Wednesday, January 31, 2018

Wheeler Sugar Beet Ops

A short exchange of info about sugar beets out of the Wheeler area gleaned from an email group.

Wheeler Sugar beet jobs

Message 1 of 3 , Oct 13, 2012

I have a 1968 Idaho Division train brief off Dan Bolyard's website about the Wheeler Trunaround Local, train 1234-1235 between Pasco and Adrian. The brief includes statement "This train supplemented during beet and potato harvest with road switcher at Wheeler and Turnabound local Pasco to Connell."

Does anyone know anything about the seasonal road switcher at Wheeler? I suspect this job went to Adrian in season to deliver empty cars and get loads of beets from GN at Adrian. Can anyone confirm? Anyone know official or unofficial name of this assignment in the 1960's?

I intend to use info for a sentance or two in a book xxxxxxx and I are writing about the GN in the 1960's and his career. xxxx worked the GN beet local for at least one stand in the 1960's.

Thank you,

Oct 26, 2012

I arrived in Wheeler WA on September 25, 1963. Here is a link to a news paper account of the explosion.

I was filling a temporary position as Operator for the fall sugar beet harvest that was about to start. Before the day was over my job had been eliminated and reinstated by Mr. Westine, the train master. The reason it was reinstated was the U&I officials declared that they would open as usual. However, there would be no sugar storage facilities, and every ton of sugar produced would be loaded and shipped within about 24 hours.

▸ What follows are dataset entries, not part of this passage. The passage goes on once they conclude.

__device__ __forceinline__ uint32_t smem_u32(const void* p) {
  return static_cast<uint32_t>(__cvta_generic_to_shared(p));
}
__device__ __forceinline__ void mbar_init(uint32_t bar, uint32_t count) {
  asm volatile("mbarrier.init.shared::cta.b64 [%0], %1;" ::"r"(bar), "r"(count));
}
__device__ __forceinline__ void mbar_wait(uint32_t bar, uint32_t parity) {
  asm volatile(
      "{\n"
      ".reg .pred p;\n"
      "WAIT_LOOP:\n"
      "mbarrier.try_wait.parity.shared::cta.b64 p, [%0], %1;\n"
      "@p bra.uni WAIT_DONE;\n"
      "bra.uni WAIT_LOOP;\n"
      "WAIT_DONE:\n"
      "}\n" ::"r"(bar),
      "r"(parity)
      : "memory");
}
__device__ __forceinline__ void mbar_arrive(uint32_t bar) {
  asm volatile("mbarrier.arrive.shared::cta.b64 _, [%0];" ::"r"(bar) : "memory");
}
__device__ __forceinline__ void mbar_arrive_expect_tx(uint32_t bar, uint32_t bytes) {
  asm volatile("mbarrier.arrive.expect_tx.shared::cta.b64 _, [%0], %1;" ::"r"(bar), "r"(bytes)
               : "memory");
}
__device__ __forceinline__ void tma_load_2d(uint32_t dst, const CUtensorMap* map, uint32_t bar,
                                            int x, int y) {
  asm volatile(
      "cp.async.bulk.tensor.2d.shared::cluster.global.mbarrier::complete_tx::bytes"
      " [%0], [%1, {%3, %4}], [%2];" ::"r"(dst),
      "l"(reinterpret_cast<uint64_t>(map)), "r"(bar), "r"(x), "r"(y)
      : "memory");
}
__device__ __forceinline__ void tma_prefetch_desc(const CUtensorMap* map) {
  asm volatile("prefetch.tensormap [%0];" ::"l"(reinterpret_cast<uint64_t>(map)) : "memory");
}
__device__ __forceinline__ void pdl_wait() { asm volatile("griddepcontrol.wait;" ::: "memory"); }
__device__ __forceinline__ void pdl_launch_dependents() { asm volatile("griddepcontrol.launch_dependents;" ::: "memory"); }
__device__ __forceinline__ void named_bar_sync(int id, int n) { asm volatile("bar.sync %0, %1;" ::"r"(id), "r"(n) : "memory"); }
__device__ __forceinline__ void named_bar_arrive(int id, int n) { asm volatile("bar.arrive %0, %1;" ::"r"(id), "r"(n) : "memory"); }
template <int R>
__device__ __forceinline__ void setmaxnreg_inc() { asm volatile("setmaxnreg.inc.sync.aligned.u32 %0;" ::"n"(R)); }
template <int R>
__device__ __forceinline__ void setmaxnreg_dec() { asm volatile("setmaxnreg.dec.sync.aligned.u32 %0;" ::"n"(R)); }
__device__ __forceinline__ void fence_proxy_async_smem() { asm volatile("fence.proxy.async.shared::cta;" ::: "memory"); }

__device__ __forceinline__ uint64_t make_gdesc(uint32_t saddr, uint32_t lbo_bytes, uint32_t sbo_bytes) {
  uint64_t d = 0;
  d |= (uint64_t)((saddr & 0x3FFFF) >> 4);
  d |= (uint64_t)((lbo_bytes >> 4) & 0x3FFF) << 16;
  d |= (uint64_t)((sbo_bytes >> 4) & 0x3FFF) << 32;
  d |= (uint64_t)1 << 62;
  return d;
}
__device__ __forceinline__ void wgmma_fence() { asm volatile("wgmma.fence.sync.aligned;" ::: "memory"); }
__device__ __forceinline__ void wgmma_commit() { asm volatile("wgmma.commit_group.sync.aligned;" ::: "memory"); }
template <int N>
__device__ __forceinline__ void wgmma_wait() { asm volatile("wgmma.wait_group.sync.aligned %0;" ::"n"(N) : "memory"); }
template <int N>
__device__ __forceinline__ void acc_fence(float (&d)[N]) {
#pragma unroll
  for (int i = 0; i < N; ++i) asm volatile("" : "+f"(d[i])::"memory");
}

template <int BN, int TA, int TB>
__device__ __forceinline__ void wgmma_bf16(float (&d)[BN / 2], uint64_t da, uint64_t db, uint32_t accumulate);
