template <int LS>
__global__ void __launch_bounds__(TC_MERGE_WARPS * 32) merge_pieces_kernel(TcParams p) {
  constexpr int CAP = TC_GROUPS * TC_CAP, MCAP = TC_SPLIT_MAX * LS;
  __shared__ uint2 stage_s[TC_MERGE_WARPS][MCAP];
  const int lane = threadIdx.x & 31, warp = threadIdx.x >> 5;
  const int64_t r = (int64_t)blockIdx.x * TC_MERGE_WARPS + warp;
  const int64_t gq = p.split_row0 + r;
  if (r >= p.split_rows || gq >= p.nq) return;
  uint2* stage = stage_s[warp];
  const float nx = p.qn2[gq];
  float tau = gtb_inf_f();
  int total = 0;
  for (int pc = 0; pc < (int)p.split_k; ++pc) {
    const uint2 meta = p.piece_meta[pc * p.split_rows + r];
    const int c = (int)meta.x < LS ? (int)meta.x : LS;
    tau = fminf(tau, __uint_as_float(meta.y));
    const uint2* src = p.piece_buf + (pc * p.split_rows + r) * CAP;
    for (int e = lane; e < c; e += 32) stage[total + e] = src[e];
    total += c;
  }
  __syncwarp();
  if (total > LS) {
    const float t = compact_row<LS, MCAP>(stage, total, lane);
    tau = fminf(tau, t + nx);
    total = LS;
    __syncwarp();
  }
  int32_t* out = p.cand_idx + gq * LS;
  for (int e = lane; e < LS; e += 32) out[e] = (e < total) ? (int32_t)stage[e].y : -1;
  if (lane == 0) { p.tau[gq * TC_GROUPS] = tau; p.tau[gq * TC_GROUPS + 1] = tau; }
}

__device__ __forceinline__ float to_tf32(float x) {
  uint32_t r;
  asm("cvt.rna.tf32.f32 %0, %1;" : "=r"(r) : "f"(x));
  return __uint_as_float(r);
}

__global__ void tc_norms_kernel(const float* __restrict__ X, int64_t n, int d, const float* __restrict__ mean,
                                int64_t n_pad, float* __restrict__ norm2, float* __restrict__ maxnorm) {
  const int lane = threadIdx.x & 31;
  const int64_t r = ((int64_t)blockIdx.x * blockDim.x + threadIdx.x) >> 5;
  if (r >= n_pad) return;
  float out = 0.f;
  if (r < n) {
    double s = 0.0;
    for (int k = lane; k < d; k += 32) {
      double v = (double)(X[r * d + k] - (mean ? mean[k] : 0.f));
      s += v * v;
    }
#pragma unroll
    for (int off = 16; off > 0; off >>= 1) s += __shfl_xor_sync(0xffffffffu, s, off);
    out = __double2float_ru(s);
  }
  if (lane == 0) {
    norm2[r] = (r < n) ? out : TC_PAD_NORM;
    if (maxnorm && r < n) atomicMax((int*)maxnorm, __float_as_int(out));
  }
}

__global__ void tc_split_kernel(const float* __restrict__ X, int64_t n, int d, const float* __restrict__ mean,
                                int role, const float* __restrict__ norm2, int64_t n_pad, int Kp,
                                float* __restrict__ hi, float* __restrict__ lo) {
  const int64_t e = (int64_t)blockIdx.x * blockDim.x + threadIdx.x;
  if (e >= n_pad * Kp) return;
  const int64_t r = e / Kp;
  const int k = (int)(e - r * Kp);
  float v = 0.f;
  if (r < n) {
    if (k < d) {
      v = X[r * d + k] - (mean ? mean[k] : 0.f);
      if (role == 1) v *= -2.f;
    } else if (k == d) {
      v = (role == 1) ? norm2[r] : 1.f;
    }
  } else if (role == 1 && k == d) {
    v = TC_PAD_NORM;
  }
  const float h = to_tf32(v);
  hi[e] = h;
  lo[e] = to_tf32(v - h);
}

__global__ void tc_split16_kernel(const float* __restrict__ X, int64_t n, int d, const float* __restrict__ mean,
                                  int role, const float* __restrict__ norm2, int64_t n_pad, int Kp,
                                  __nv_bfloat16* __restrict__ hi, __nv_bfloat16* __restrict__ lo) {
  const int64_t e = (int64_t)blockIdx.x * blockDim.x + threadIdx.x;
  if (e >= n_pad * Kp) return;
  const int64_t r = e / Kp;
  const int k = (int)(e - r * Kp);
  float v = 0.f;
  if (r < n) {
    if (k < d) {
      v = X[r * d + k] - (mean ? mean[k] : 0.f);
      if (role == 1) v *= -2.f;
    } else if (k == d) {
      v = (role == 1) ? norm2[r] : 1.f;
    }
  } else if (role == 1 && k == d) {
    v = TC_PAD_NORM;
  }
  const __nv_bfloat16 h = __float2bfloat16_rn(v);
  hi[e] = h;
  lo[e] = __float2bfloat16_rn(v - __bfloat162float(h));
}
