template <bool NT, int WS, int NS, bool LW, bool SROW>
__device__ __forceinline__ void fold_tiles(int sub, int ntiles, const uint32_t* rowsrc, const uint32_t* rowoff, int lp, int hh,
                                           const unsigned char* Ac, const unsigned char* E1, const fh8 (&Bhi)[4], const fh8 (&Blo)[4],
                                           float m1, fv2 osc, const FoldStoreCtx& c) {
    if (sub >= ntiles) return;
    constexpr int AUX = NT ? 2 : 0;
    const int rows = c.nb << (SROW ? c.mlog : 0);
    const int rt_chk = !SROW ? 0 : (c.masked ? (((c.nb - 1) << c.mlog) >> 5) : ((rows & 31) ? ntiles - 1 : ntiles));
    uint32_t P[4], D[4];
    if constexpr (SROW) {
#pragma unroll
        for (int q = 0; q < 4; ++q) { P[q] = fold_rowbits_off((uint32_t)q, c.mlog, c.K8); D[q] = fold_rowbits_off((uint32_t)(8 * q), c.mlog, c.K8); }
    }
    const uint32_t ac_lds = fold_lds_addr(Ac) + (uint32_t)hh * 32u, e1_lds = fold_lds_addr(E1) + (uint32_t)hh * 32u;
    uint32_t src = rowsrc[(sub << 5) + lp];
    uint32_t ar = ac_lds + (src >> 16), er = e1_lds + (src & 0xFFFFu);
    FoldX X;
    fold_load0(X, ar, er);
    for (int rt = sub; rt < ntiles; rt += WS) {
        const int rtn = rt + WS < ntiles ? rt + WS : rt;
        const uint32_t srcn = rowsrc[(rtn << 5) + lp];
        const uint32_t arn = ac_lds + (srcn >> 16), ern = e1_lds + (srcn & 0xFFFFu);
        ff16 acc0, acc1;
#pragma unroll
        for (int i = 0; i < 16; ++i) { acc0[i] = 0.f; acc1[i] = 0.f; }
        fold_ksteps<0, NS, LW>(X, m1, ar, er, arn, ern, acc0, acc1, Bhi, Blo);
        ar = arn; er = ern;
        fv2 w[8];
        fold_finish<NS>(acc0, acc1, osc, w);
        if constexpr (SROW) {
            const uint32_t T = fold_rowbits_off((uint32_t)rt << 5, c.mlog, c.K8);
            if (rt < rt_chk) {
#pragma unroll
                for (int i = 0; i < 16; ++i)
                    __builtin_amdgcn_raw_buffer_store_b32(fold_bits(w[i >> 1][i & 1]), c.orsrc, c.lane_row, T + P[i & 3] + D[i >> 2], AUX);
            } else {
#pragma unroll
                for (int i = 0; i < 16; ++i) {
                    const int a_blk = ((rt << 5) + (i & 3) + 8 * (i >> 2) + 4 * c.lane_hh) >> c.mlog;
                    const bool dead = a_blk >= c.nb || (c.masked && a_blk == c.nb - 1 && c.tail_lane_dead);
                    __builtin_amdgcn_raw_buffer_store_b32(fold_bits(w[i >> 1][i & 1]), c.orsrc, dead ? 0x80000000u : c.lane_row,
                                                          T + P[i & 3] + D[i >> 2], AUX);
                }
            }
        } else {
            const uint4* ro4 = reinterpret_cast<const uint4*>(rowoff + (rt << 5) + 4 * hh);
            if (c.masked) {
#pragma unroll
                for (int g = 0; g < 4; ++g) {
                    const uint4 ro = ro4[2 * g];
                    __builtin_amdgcn_raw_buffer_store_b32(fold_bits(w[2 * g][0]), c.orsrc, c.lane_col + (ro.x & c.lmask_last), 0, AUX);
                    __builtin_amdgcn_raw_buffer_store_b32(fold_bits(w[2 * g][1]), c.orsrc, c.lane_col + (ro.y & c.lmask_last), 0, AUX);
                    __builtin_amdgcn_raw_buffer_store_b32(fold_bits(w[2 * g + 1][0]), c.orsrc, c.lane_col + (ro.z & c.lmask_last), 0, AUX);
                    __builtin_amdgcn_raw_buffer_store_b32(fold_bits(w[2 * g + 1][1]), c.orsrc, c.lane_col + (ro.w & c.lmask_last), 0, AUX);
                }
            } else {
#pragma unroll
                for (int g = 0; g < 4; ++g) {
                    const uint4 ro = ro4[2 * g];
                    __builtin_amdgcn_raw_buffer_store_b32(fold_bits(w[2 * g][0]), c.orsrc, c.lane_col + ro.x, 0, AUX);
                    __builtin_amdgcn_raw_buffer_store_b32(fold_bits(w[2 * g][1]), c.orsrc, c.lane_col + ro.y, 0, AUX);
                    __builtin_amdgcn_raw_buffer_store_b32(fold_bits(w[2 * g + 1][0]), c.orsrc, c.lane_col + ro.z, 0, AUX);
                    __builtin_amdgcn_raw_buffer_store_b32(fold_bits(w[2 * g + 1][1]), c.orsrc, c.lane_col + ro.w, 0, AUX);
                }
            }
        }
    }
    fold_drain(X);
}

template <bool NT, int WS, bool SROW>
__device__ __forceinline__ void fold_tiles_kind(int tile_kind, int sub, int ntiles, const uint32_t* rowsrc, const uint32_t* rowoff, int lp, int hh,
                                                const unsigned char* Ac, const unsigned char* E1, const fh8 (&Bhi)[4], const fh8 (&Blo)[4],
                                                float m1, fv2 osc, const FoldStoreCtx& c) {
    switch (tile_kind) {
        case 2: fold_tiles<NT, WS, 1, false, SROW>(sub, ntiles, rowsrc, rowoff, lp, hh, Ac, E1, Bhi, Blo, m1, osc, c); break;
        case 4: fold_tiles<NT, WS, 2, false, SROW>(sub, ntiles, rowsrc, rowoff, lp, hh, Ac, E1, Bhi, Blo, m1, osc, c); break;
        case 5: fold_tiles<NT, WS, 2, true, SROW>(sub, ntiles, rowsrc, rowoff, lp, hh, Ac, E1, Bhi, Blo, m1, osc, c); break;
        case 6: fold_tiles<NT, WS, 3, false, SROW>(sub, ntiles, rowsrc, rowoff, lp, hh, Ac, E1, Bhi, Blo, m1, osc, c); break;
        case 7: fold_tiles<NT, WS, 3, true, SROW>(sub, ntiles, rowsrc, rowoff, lp, hh, Ac, E1, Bhi, Blo, m1, osc, c); break;
        case 8: fold_tiles<NT, WS, 4, false, SROW>(sub, ntiles, rowsrc, rowoff, lp, hh, Ac, E1, Bhi, Blo, m1, osc, c); break;
        default: fold_tiles<NT, WS, 4, true, SROW>(sub, ntiles, rowsrc, rowoff, lp, hh, Ac, E1, Bhi, Blo, m1, osc, c); break;
    }
}

template <bool NT, int WS>
__global__ __launch_bounds__(256, 4) void k2_fd_fold(WsView ws, FoldArgs a, float* __restrict__ out, int64_t items) {
    extern __shared__ __attribute__((aligned(16))) unsigned char smem[];
    uint32_t* rowoff0 = reinterpret_cast<uint32_t*>(smem);
    uint32_t* rowoff1 = rowoff0 + a.tab_rows;
    uint32_t* rowsrc = rowoff1 + a.tab_rows;
    uint32_t* pidx = rowsrc + a.tab_rows;
    const int tid = threadIdx.x, lane = tid & 63;
    const int wave = __builtin_amdgcn_readfirstlane(tid >> 6);
    unsigned char* wbase = smem + fold_static_bytes(a.tab_rows, a.M) + (WS == 1 ? (size_t)wave * fold_wave_bytes(a.M, a.ch) : (size_t)0);
    float2* qtab = reinterpret_cast<float2*>(wbase);
    unsigned char* Ac = wbase + 256;
    unsigned char* E1 = Ac + (size_t)a.M * FOLD_TROW;

    const int M = a.M, K = a.K;
    for (int r = tid; r < a.tab_rows; r += 256) {
        const int ab = r / M, p = r - ab * M;
        const uint32_t off = (uint32_t)(p * K + 16 * ab) * 8u;
        const int nb0 = a.nchunk > 1 ? a.ch : a.nb_last;
        rowoff0[r] = ab < nb0 ? off : 0xC0000000u;
        uint32_t o1 = ab < a.nb_last ? off : 0xC0000000u;
        if (ab == a.nb_last - 1 && a.k_tail < 16) o1 |= 0x80000000u;
        rowoff1[r] = o1;
        const bool any = ab < (a.ch > a.nb_last ? a.ch : a.nb_last);
        rowsrc[r] = any ? ((uint32_t)(ab * FOLD_TROW) | ((uint32_t)(p * FOLD_TROW) << 16)) : 0u;
    }
    for (int p = tid; p < M; p += 256) {
        const int rx = p / a.m_tx, tx = p - rx * a.m_tx;
        pidx[p] = (uint32_t)(rx % a.ue_mh) | ((uint32_t)(rx / a.ue_mh) << 8) | ((uint32_t)(tx % a.bs_mh) << 16) |
                  ((uint32_t)(tx / a.bs_mh) << 24);
    }
    __syncthreads();

    const int lp = lane & 31, hh = lane >> 5;
    const int col = lane & 31, bsc = col >> 1, cpart = col & 1;
    const int kb = a.sc_stride * bsc;
    const float kbl = (float)(kb & 4095), kbf = (float)kb, cq = 0.25f * (float)cpart;
    const uint32_t lane_col = (uint32_t)col * 4u;
    const uint32_t lmask_last = bsc < a.k_tail ? 0x7FFFFFFFu : 0xFFFFFFFFu;
    const size_t user_floats = (size_t)M * K * 2;

    constexpr int IW = 4 / WS;
    const int sub = WS == 4 ? wave : 0;
    for (int64_t item = (int64_t)blockIdx.x * IW + (WS == 1 ? wave : 0); item < items; item += (int64_t)gridDim.x * IW) {
        const int64_t ul = a.nsuper == 1 ? item : item / a.nsuper;
        const int sc = a.nsuper == 1 ? 0 : (int)(item - ul * a.nsuper);
        const int64_t u = a.user_begin + ul;
        const int b0 = sc * a.sch;
        const int bn = (a.nblk - b0) < a.sch ? (a.nblk - b0) : a.sch;
        int n_act = ws.n_keep[u];
        n_act = n_act < 32 ? n_act : 32;
        if (n_act == 0) {
            float* __restrict__ oz = out + (size_t)ul * user_floats + (size_t)b0 * 32;
            const int k0 = b0 * 16, k1 = (k0 + bn * 16) < K ? (k0 + bn * 16) : K;
            const int nfl = (k1 - k0) * 2;
            for (int p = sub; p < M; p += WS)
                for (int i = lane; i < nfl; i += 64) oz[(size_t)p * K * 2 + i] = 0.f;
            continue;
        }
        const size_t rb = (size_t)u * ws.P + lp;
        const bool ok = lp < n_act;
        const float cr = ok ? ws.c_re[rb] : 0.f, ci = ok ? ws.c_im[rb] : 0.f;
        const double q = ok ? (double)ws.dn[rb] * a.inv_n : 0.0;
        const double rxy = ok ? ws.rx_y[rb] : 0.0, rxz = ok ? ws.rx_z[rb] : 0.0;
        const double txy = ok ? ws.tx_y[rb] : 0.0, txz = ok ? ws.tx_z[rb] : 0.0;
        const float m = fold_max_paths(fmaxf(fabsf(cr), fabsf(ci)));
        bool last_weak = false;
        if (a.adaptive) {
            const int l0w = ((n_act - 1) >> 3) << 3;
            const float a2 = fmaf(cr, cr, ci * ci);
            const float m2 = fold_max_paths(a2), mw2 = fold_max_paths(lp >= l0w ? a2 : 0.f);
            last_weak = l0w >= 8 && mw2 * 4194304.0f <= m2;
        }
        int e;
        (void)frexpf(m, &e);
        const float gs = ldexpf(1.0f, 10 - e);
        const float oscale = ldexpf(1.0f, e - 10 - 6);
        const fv2 osc = {oscale, oscale};
        const double qh = rint(q * 4096.0) * (1.0 / 4096.0);
        const float qhf = (float)qh, qlf = (float)(q - qh);
        const float cgr = cr * gs, cgi = ci * gs;
        fold_sync<WS>();
        if (lane < 32 && sub == 0) qtab[lane] = make_float2(qhf, qlf);
        for (int p = 2 * sub + hh; p < M; p += 2 * WS) {
            const uint32_t ix = pidx[p];
            const double ph = (double)(ix & 255u) * rxy + (double)((ix >> 8) & 255u) * rxz +
                              (double)((ix >> 16) & 255u) * txy + (double)(ix >> 24) * txz;
            float s, c;
            sincos_rev(frac_rev(ph), s, c);
            *reinterpret_cast<float2*>(Ac + (size_t)p * FOLD_TROW + lp * 8) = make_float2(cgr * c - cgi * s, cgr * s + cgi * c);
        }
        fold_sync<WS>();

        const int nsteps = (n_act + 7) >> 3;
        const int tile_kind = __builtin_amdgcn_readfirstlane(2 * nsteps + (last_weak ? 1 : 0));
        fh8 Bhi[4], Blo[4];
#pragma unroll
        for (int s = 0; s < 4; ++s) {
            Bhi[s] = fh8{0, 0, 0, 0, 0, 0, 0, 0};
            Blo[s] = Bhi[s];
            if (s < nsteps) {
#pragma unroll
                for (int jj = 0; jj < 4; ++jj) {
                    const float2 qq = qtab[8 * s + 4 * hh + jj];
                    const float p1 = fmaf(qq.x, kbl, cq);
                    float sn, cs;
                    sincos_rev(fmaf(qq.y, kbf, p1 - rintf(p1)), sn, cs);
                    fh2 ph, pl;
                    fold_split2(cs * FOLD_B_SCALE, sn * FOLD_B_SCALE, ph, pl, ws.neg_one);
                    Bhi[s][2 * jj] = ph[0]; Bhi[s][2 * jj + 1] = ph[1];
                    Blo[s][2 * jj] = pl[0]; Blo[s][2 * jj + 1] = pl[1];
                }
            }
        }

        for (int c0 = 0; c0 < bn; c0 += a.ch) {
        const int a0 = b0 + c0;
        const int nb = (bn - c0) < a.ch ? (bn - c0) : a.ch;
        const bool last = a0 + nb == a.nblk;
        float* __restrict__ o = out + (size_t)ul * user_floats + (size_t)a0 * 32;
        fold_sync<WS>();
        {
            const int dsc = a.sc_stride * 32 * WS;
            const float pw = qhf * (float)(dsc & 4095);
            float ws_, wc_;
            sincos_rev(fmaf(qlf, (float)dsc, pw - rintf(pw)), ws_, wc_);
            const float wr = wc_, wi = -ws_;
            float er_ = 1.f, ei_ = 0.f;
            int it = 0;
            for (int ab = 2 * sub + hh; ab < nb; ab += 2 * WS, ++it) {
                if ((it & 7) == 0) {
                    const int sca = a.sc_first + a.sc_stride * 16 * (a0 + ab);
                    const float p1 = qhf * (float)(sca & 4095);
                    float s, c;
                    sincos_rev(fmaf(qlf, (float)sca, p1 - rintf(p1)), s, c);
                    er_ = c; ei_ = -s;
                } else {
                    const float t = fmaf(-ei_, wi, er_ * wr);
                    ei_ = fmaf(ei_, wr, er_ * wi);
                    er_ = t;
                }
                *reinterpret_cast<float2*>(E1 + (size_t)ab * FOLD_TROW + lp * 8) = make_float2(er_, ei_);
            }
        }
        fold_sync<WS>();

        const uint32_t* rowoff = last ? rowoff1 : rowoff0;
        const int rows = nb * M;
        const int ntiles = (rows + 31) >> 5;
        FoldStoreCtx sc_;
        sc_.orsrc = __builtin_amdgcn_make_buffer_rsrc(o, 0, (int)((unsigned)(user_floats - (size_t)a0 * 32) * 4u), 0x00020000);
        sc_.lane_col = lane_col;
        sc_.K8 = (uint32_t)K * 8u;
        sc_.mlog = a.mlog;
        sc_.lane_row = lane_col + (a.mlog >= 0 ? (uint32_t)hh * fold_rowbits_off(4u, a.mlog, (uint32_t)K * 8u) : 0u);
        sc_.lmask_last = lmask_last;
        sc_.nb = nb;
        sc_.lane_hh = hh;
        sc_.tail_lane_dead = bsc >= a.k_tail;
        sc_.masked = last && a.k_tail < 16;
        if (a.mlog >= 0) fold_tiles_kind<NT, WS, true>(tile_kind, sub, ntiles, rowsrc, rowoff, lp, hh, Ac, E1, Bhi, Blo, ws.neg_one, osc, sc_);
        else fold_tiles_kind<NT, WS, false>(tile_kind, sub, ntiles, rowsrc, rowoff, lp, hh, Ac, E1, Bhi, Blo, ws.neg_one, osc, sc_);
        }
    }
}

There were at least two ramifications. One the sugar loading tracks needed to be switched at more frequent intervals, so a 16 hour seven day a week switcher job was created. The crew actually worked 15 hours and took "beans" at the end of their shift. It was an extremely popular job. The crews could fill their time cards for the month in just a few days and then take the rest of the month off. We saw mostly the top of the seniority list.

The beet car trains moved according to need and were a daily occurrence. That may well have been your Wheeler to Connell turn around local. I know at least on one occasion I rode the caboose to Connell and back. This became a source of embarrassment for me. This train set out empty beet cars at each siding. At one such stop I was in the cupola watching the activity on the ground. The brakes were releasing and I was listening for the slack. I heard it coming, ripping down the train and I ducked back inside. I wasn't quite fast enough and the window frame snicked my glasses and sent them spinning out of the window onto the ground. I quickly wrote down the number of the beet car adjacent to the location, and next morning I sent a note to the agent and asked him to search the ground nearby. The local that evening brought me an envelope with my glasses, no worse for the wear.

The switcher would make up the train in the afternoon and push the whole thing out the main line north of town. The local would arrive and pull through the storage track with loaded beet cars, empty sugar hoppers for the bulk sugar and fifty foot double door box cars for bagged sugar. Nothing but the best! I would take up a position at the wye to the plant lead in the afternoon as the switcher pushed the train. I could scribble car numbers for my train list as fast as the crew would push. In fact they were inclined to push at the dead slow so as to help me. The plant lead was the top of a long hill out of the plant. Then the main line continued on a slight down hill slope. One day I was on station scribbling furiously when the slack came ripping by and a knuckle whistled by my head. After that I stood a bit further away.

The average beet car train was over a hundred cars. I must have scribbled a million car numbers that winter.


Message 3 of 3 , Oct 28, 2012

To add a few additional details to xxxx’s excellent write-up about his experiences at Wheeler in 1963:

The only station I ever worked on the Connell - Wheeler line was Connell. One day I rode with the local all the way up the branch and back again. We had GP9 216 for power. We did go all the way to Adrian with some interchange for the GN. I don't remember what it was other than 1 or 2 cars. The NP crossed over the GN mainline on a long timber trestle. North of this trestle was the NP station of Adco. There was a spur of about 1/2 mile that dropped down to the GN station of Adrian which was the interchange point and had a small yard.

The NP line from Adrian (Adco) to Odair was seldom used from the late 1950s, but it survived into the BN era. I don't have an abandonment date, but the Adrian - Wheeler line was abandoned 5/24/1983. The concrete bases for the timber bents are still visible at Adrian. The Odair - Adrian line went through some rugged country and there was at least one large trestle.